Provided data Start Marker

template <int CH>
static __device__ __forceinline__ void fwd_mc_fast_body(const JobDev *__restrict__ jobs, const SbtGeo3 &G, const McGeo &MG, int c0, int npl,
                                                        const DMV *__restrict__ mvs0, XcdGrid XG, int plain)
{
    Blk3 B;
    if (!d_xcd_blk3(XG, B, plain != 0)) return;
    int job, c;
    d_job_plane(B.z, npl, c0, job, c);
    const SbtGeo g = G.g[c];
    const int I = B.x * 64 + threadIdx.x, J = B.y * 4 + threadIdx.y;
    if (I >= g.w3 || J >= g.h3) return;
    const JobDev &jb = jobs[job];
    const int sh = CH ? MG.hs : 0, sv = CH ? MG.vs : 0;
    const int bw = MG.blk_w >> sh, bh = MG.blk_h >> sv;
    const int pw = MG.w[c], ph = g.ph, stride = g.pstride;
    const int x0 = 8 * I, y0 = 8 * J;
    const int bi = (int)(((float)I + 0.5f) * __builtin_amdgcn_rcpf((float)(bw >> 3)));
    const int bj = (int)(((float)J + 0.5f) * __builtin_amdgcn_rcpf((float)(bh >> 3)));
    const int nblk = MG.nbh * MG.nbv, blk = bj * MG.nbh + bi;
    const HzPlane &hp = jb.hz[c];
    FwdFastHp H = fwd_fast_hp(jb, hp);
    const DMV *mvtab = jb.mvs;
    const uint8_t *stable_p = jb.stable, *srcp_p = jb.srcp[c];
    int sstride = jb.srcs[c];
#define FWD_PIN(x) asm volatile("" : "+s"(x))
#ifndef FWD_FAST_NO_PIN
    FWD_PIN(H.L1.sh0); FWD_PIN(H.L1.sh1); FWD_PIN(H.L1.dbx); FWD_PIN(H.L1.dby); FWD_PIN(H.L2.qp); FWD_PIN(H.L2.dbx); FWD_PIN(H.L2.dby);
    FWD_PIN(H.L3.qp); FWD_PIN(H.L3.dbx); FWD_PIN(H.L3.dby); FWD_PIN(H.nbh); FWD_PIN(mvtab); FWD_PIN(stable_p); FWD_PIN(srcp_p); FWD_PIN(sstride);
#endif
    DMV mv;
    {
        const auto mq = reinterpret_cast<const DSVG_GLOBAL char *>(dsvg_global(mvs0 ? mvs0 + (size_t)job * nblk : mvtab)) + (unsigned)blk * (unsigned)sizeof(DMV);
        const unsigned xy = *reinterpret_cast<const DSVG_GLOBAL unsigned *>(mq);
        mv.x = (int16_t)(xy & 0xffffu); mv.y = (int16_t)(xy >> 16); mv.mode = *reinterpret_cast<const DSVG_GLOBAL uint8_t *>(mq + 4);
    }
    QCtx q;
    q.hp = &hp; q.stable = dsvg_global(stable_p);
    q.sym = dsvg_global(jb.sym + jb.nz_off[c]);
    q.any_ov = H.ovx | H.ovy;
    q.nzf = H.sparse ? dsvg_global(jb.nzf + (jb.nz_off[c] >> 2)) : nullptr;
    q.cfl = H.sparse ? dsvg_global(jb.cflag + jb.chunk_off[c]) : nullptr;
    const FwdFastSel S = fwd_fast_sel(H, mv.mode, I, J, x0, y0, pw, ph);
    if (!S.ok) return;
    const QLevel &L1 = S.L1, &L2 = S.L2, &L3 = S.L3;
    const auto sp = dsvg_global(srcp_p);
    uint2 sw[8];
    if (S.intra) {
        const auto px = dsvg_global(static_cast<const uint8_t *>(jb.xf + g.poff));
#pragma unroll
        for (int r = 0; r < 8; r++) sw[r] = dsvg_ld2(px + (unsigned)((y0 + r) * stride + x0));
    } else {
#pragma unroll
        for (int r = 0; r < 8; r++) sw[r] = dsvg_ld2(sp + (unsigned)((y0 + r) * sstride + x0));
    }
    int f1[4], f2[2];
#pragma unroll
    for (int j = 0; j < 4; j++) f1[j] = q.stable[S.i1[j]];
#pragma unroll
    for (int j = 0; j < 2; j++) f2[j] = q.stable[S.i2[j]];
    const int f3 = q.stable[S.i3];
    FwdFastQ fq;
    const int dx = mv.x >> sh, dy = mv.y >> sv;
    const int xb = bi * bw, yb = bj * bh;
    const int wx = d_clamp(xb + (dx >> 1), -DSVG_BORDER, pw - bw + DSVG_BORDER - 1) + (x0 - xb);
    const int wy = d_clamp(yb + (dy >> 1), -DSVG_BORDER, ph - bh + DSVG_BORDER - 1) + (y0 - yb);
    const bool xh = !S.intra && (dx & 1), yh = !S.intra && (dy & 1);
    const auto gr = dsvg_global(static_cast<const uint8_t *>(jb.ref + g.poff)) + ((wy - 1) * stride + (wx - 1));
    const bool any_x = __ballot(xh) != 0ull, any_y = __ballot(yh) != 0ull;
    const auto pp = dsvg_global(jb.pred + g.poff);
#ifndef FWD_FAST_NO_PK
    int l1[4][4];
    PkRow rp[2];
    const s16x2 cmin = s16x2{-128, -128}, cmax = s16x2{127, 127};
    auto emit_core = [&](int r, const PkRow &P, unsigned plo, unsigned phi) {
        const PkRow Sr = pk_unpack8(sw[r].x, sw[r].y);
        PkRow &R = rp[r & 1];
        R.e0 = pk_min(pk_max(Sr.e0 - P.e0, cmin), cmax); R.e1 = pk_min(pk_max(Sr.e1 - P.e1, cmin), cmax);
        R.o0 = pk_min(pk_max(Sr.o0 - P.o0, cmin), cmax); R.o1 = pk_min(pk_max(Sr.o1 - P.o1, cmin), cmax);
        dsvg_st2(pp + (unsigned)((y0 + r) * stride + x0), make_uint2(plo, phi));
        if (r & 1) fwd_fast_rows1_pk(q, L1, f1[r >> 1] ? L1.sh1 : L1.sh0, 4 * I, 4 * J + (r >> 1), rp[0], rp[1], l1[r >> 1]);
    };
    auto emit = [&](int r, unsigned plo, unsigned phi) { emit_core(r, pk_unpack8(plo, phi), plo, phi); };
    auto emit_pk = [&](int r, const PkRow &P) {
        unsigned plo, phi;
        pk_bytes8(P, plo, phi);
        emit_core(r, P, plo, phi);
    };
    if (S.intra) {
        const s16x2 c128 = s16x2{128, 128};
#pragma unroll
        for (int r = 0; r < 8; r++) {
            const PkRow X = pk_unpack8(sw[r].x, sw[r].y);
            PkRow &R = rp[r & 1];
            R.e0 = X.e0 - c128; R.e1 = X.e1 - c128; R.o0 = X.o0 - c128; R.o1 = X.o1 - c128;
            if (r & 1) fwd_fast_rows1_pk(q, L1, f1[r >> 1] ? L1.sh1 : L1.sh0, 4 * I, 4 * J + (r >> 1), rp[0], rp[1], l1[r >> 1]);
        }
    } else
#ifdef FWD_FAST_NO_VPK
    auto emit_i = [&](int r, const int (&pv)[8]) { emit_pk(r, PkRow{pk2(pv[0], pv[2]), pk2(pv[4], pv[6]), pk2(pv[1], pv[3]), pk2(pv[5], pv[7])}); };
#endif
    if (CH == 0) {
#ifdef FWD_FAST_NO_VPK
        if (any_y) mc_luma_patch<true, true>(gr, stride, xh, yh, emit, emit_i);
#else
        if (any_y && any_x) mc_luma_patch_vpk<true>(gr, stride, xh, yh, emit_pk);
        else if (any_y) mc_luma_patch_vpk<false>(gr, stride, xh, yh, emit_pk);
#endif
        else if (any_x) mc_luma_patch_hpk(gr, stride, xh, emit_pk);
        else mc_luma_patch<false, false>(gr, stride, xh, yh, emit);
    } else {
        if (any_x || any_y) mc_chroma_patch_pk(gr, stride, xh, yh, emit_pk);
        else mc_chroma_patch<false>(gr, stride, xh, yh, emit);
    }
#else
    int l1[4][4], ra[2][8];
    auto emit = [&](int r, unsigned plo, unsigned phi) {
        int (&row)[8] = ra[r & 1];
#pragma unroll
        for (int i = 0; i < 8; i++) {
            const int sv_ = (int)(((i < 4 ? sw[r].x : sw[r].y) >> (8 * (i & 3))) & 0xff);
            const int pv_ = (int)(((i < 4 ? plo : phi) >> (8 * (i & 3))) & 0xff);
            row[i] = d_clamp(sv_ - pv_, -128, 127);
        }
        dsvg_st2(pp + (unsigned)((y0 + r) * stride + x0), make_uint2(plo, phi));
        if (r & 1) fwd_fast_rows1(q, L1, f1[r >> 1] ? L1.sh1 : L1.sh0, 4 * I, 4 * J + (r >> 1), ra[0], ra[1], l1[r >> 1]);
    };
    if (CH == 0) {
        if (any_y) mc_luma_patch<true, true>(gr, stride, xh, yh, emit);
        else if (any_x) mc_luma_patch<true, false>(gr, stride, xh, yh, emit);
        else mc_luma_patch<false, false>(gr, stride, xh, yh, emit);
    } else {
        if (any_x || any_y) mc_chroma_patch<true>(gr, stride, xh, yh, emit);
        else mc_chroma_patch<false>(gr, stride, xh, yh, emit);
    }
#endif
#pragma unroll
    for (int j = 0; j < 2; j++) {
        fq.q2[j] = max(L2.qp >> ((f2[j] & 2) ? 2 : (f2[j] != 0)), HZ_MINQ);
        fq.rc2[j] = __builtin_amdgcn_rcpf((float)(fq.q2[j] << 1));
    }
    fq.q3 = max(L3.qp >> ((f3 & 2) ? 2 : (f3 != 0)), HZ_MINQ);
    fq.rc3 = __builtin_amdgcn_rcpf((float)(fq.q3 << 1));
    int l2[2][2], l3[1][1];
    fwd_fast_level<4, 1>(q, L2, fq.q2, fq.rc2, 2 * I, 2 * J, l1, l2);
    const int q3v[1] = {fq.q3};
    const float rc3v[1] = {fq.rc3};
    fwd_fast_level<2, 0>(q, L3, q3v, rc3v, I, J, l2, l3);
    dsvg_global(jb.s3 + g.s3off)[(unsigned)(J * g.w3 + I)] = l3[0][0];
    dsvg_global(jb.pflag + g.s3off)[(unsigned)(J * g.w3 + I)] = (uint8_t)q.nz_any;
}
#ifndef FAST_WPE_L
#define FAST_WPE_L 4
#endif
#ifndef FAST_WPE_C
#define FAST_WPE_C 0
#endif
#if FAST_WPE_L > 0
#define FAST_WPE_L_ATTR __attribute__((amdgpu_waves_per_eu(FAST_WPE_L, FAST_WPE_L)))
#else
#define FAST_WPE_L_ATTR
#endif
#if FAST_WPE_C > 0
#define FAST_WPE_C_ATTR __attribute__((amdgpu_waves_per_eu(FAST_WPE_C, FAST_WPE_C)))
#else
#define FAST_WPE_C_ATTR
#endif
template <int CH>
__global__ void k_fwd_mc_fast(const JobDev *__restrict__ jobs, SbtGeo3 G, McGeo MG, int c0, int npl, const DMV *__restrict__ mvs0, XcdGrid XG, int plain);
template <>
__global__ __launch_bounds__(256) FAST_WPE_L_ATTR void k_fwd_mc_fast<0>(const JobDev *__restrict__ jobs, SbtGeo3 G, McGeo MG, int c0, int npl,
                                                                        const DMV *__restrict__ mvs0, XcdGrid XG, int plain)
{
    DSVG_CLK_BEGIN();
    fwd_mc_fast_body<0>(jobs, G, MG, c0, npl, mvs0, XG, plain);
    DSVG_CLK_END(1);
}
template <>
__global__ __launch_bounds__(256) FAST_WPE_C_ATTR void k_fwd_mc_fast<1>(const JobDev *__restrict__ jobs, SbtGeo3 G, McGeo MG, int c0, int npl,
                                                                        const DMV *__restrict__ mvs0, XcdGrid XG, int plain)
{
    DSVG_CLK_BEGIN();
    fwd_mc_fast_body<1>(jobs, G, MG, c0, npl, mvs0, XG, plain);
    DSVG_CLK_END(2);
}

Provided data End Marker

# Goal of the exercise
Return only the part of the records above that opens with the line containing "const auto mq" and closes with the line containing "const int f3 = q.stable[S.i3];", ends included.

# Task response
        const auto mq = reinterpret_cast<const DSVG_GLOBAL char *>(dsvg_global(mvs0 ? mvs0 + (size_t)job * nblk : mvtab)) + (unsigned)blk * (unsigned)sizeof(DMV);
        const unsigned xy = *reinterpret_cast<const DSVG_GLOBAL unsigned *>(mq);
        mv.x = (int16_t)(xy & 0xffffu); mv.y = (int16_t)(xy >> 16); mv.mode = *reinterpret_cast<const DSVG_GLOBAL uint8_t *>(mq + 4);
    }
    QCtx q;
    q.hp = &hp; q.stable = dsvg_global(stable_p);
    q.sym = dsvg_global(jb.sym + jb.nz_off[c]);
    q.any_ov = H.ovx | H.ovy;
    q.nzf = H.sparse ? dsvg_global(jb.nzf + (jb.nz_off[c] >> 2)) : nullptr;
    q.cfl = H.sparse ? dsvg_global(jb.cflag + jb.chunk_off[c]) : nullptr;
    const FwdFastSel S = fwd_fast_sel(H, mv.mode, I, J, x0, y0, pw, ph);
    if (!S.ok) return;
    const QLevel &L1 = S.L1, &L2 = S.L2, &L3 = S.L3;
    const auto sp = dsvg_global(srcp_p);
    uint2 sw[8];
    if (S.intra) {
        const auto px = dsvg_global(static_cast<const uint8_t *>(jb.xf + g.poff));
#pragma unroll
        for (int r = 0; r < 8; r++) sw[r] = dsvg_ld2(px + (unsigned)((y0 + r) * stride + x0));
    } else {
#pragma unroll
        for (int r = 0; r < 8; r++) sw[r] = dsvg_ld2(sp + (unsigned)((y0 + r) * sstride + x0));
    }
    int f1[4], f2[2];
#pragma unroll
    for (int j = 0; j < 4; j++) f1[j] = q.stable[S.i1[j]];
#pragma unroll
    for (int j = 0; j < 2; j++) f2[j] = q.stable[S.i2[j]];
    const int f3 = q.stable[S.i3];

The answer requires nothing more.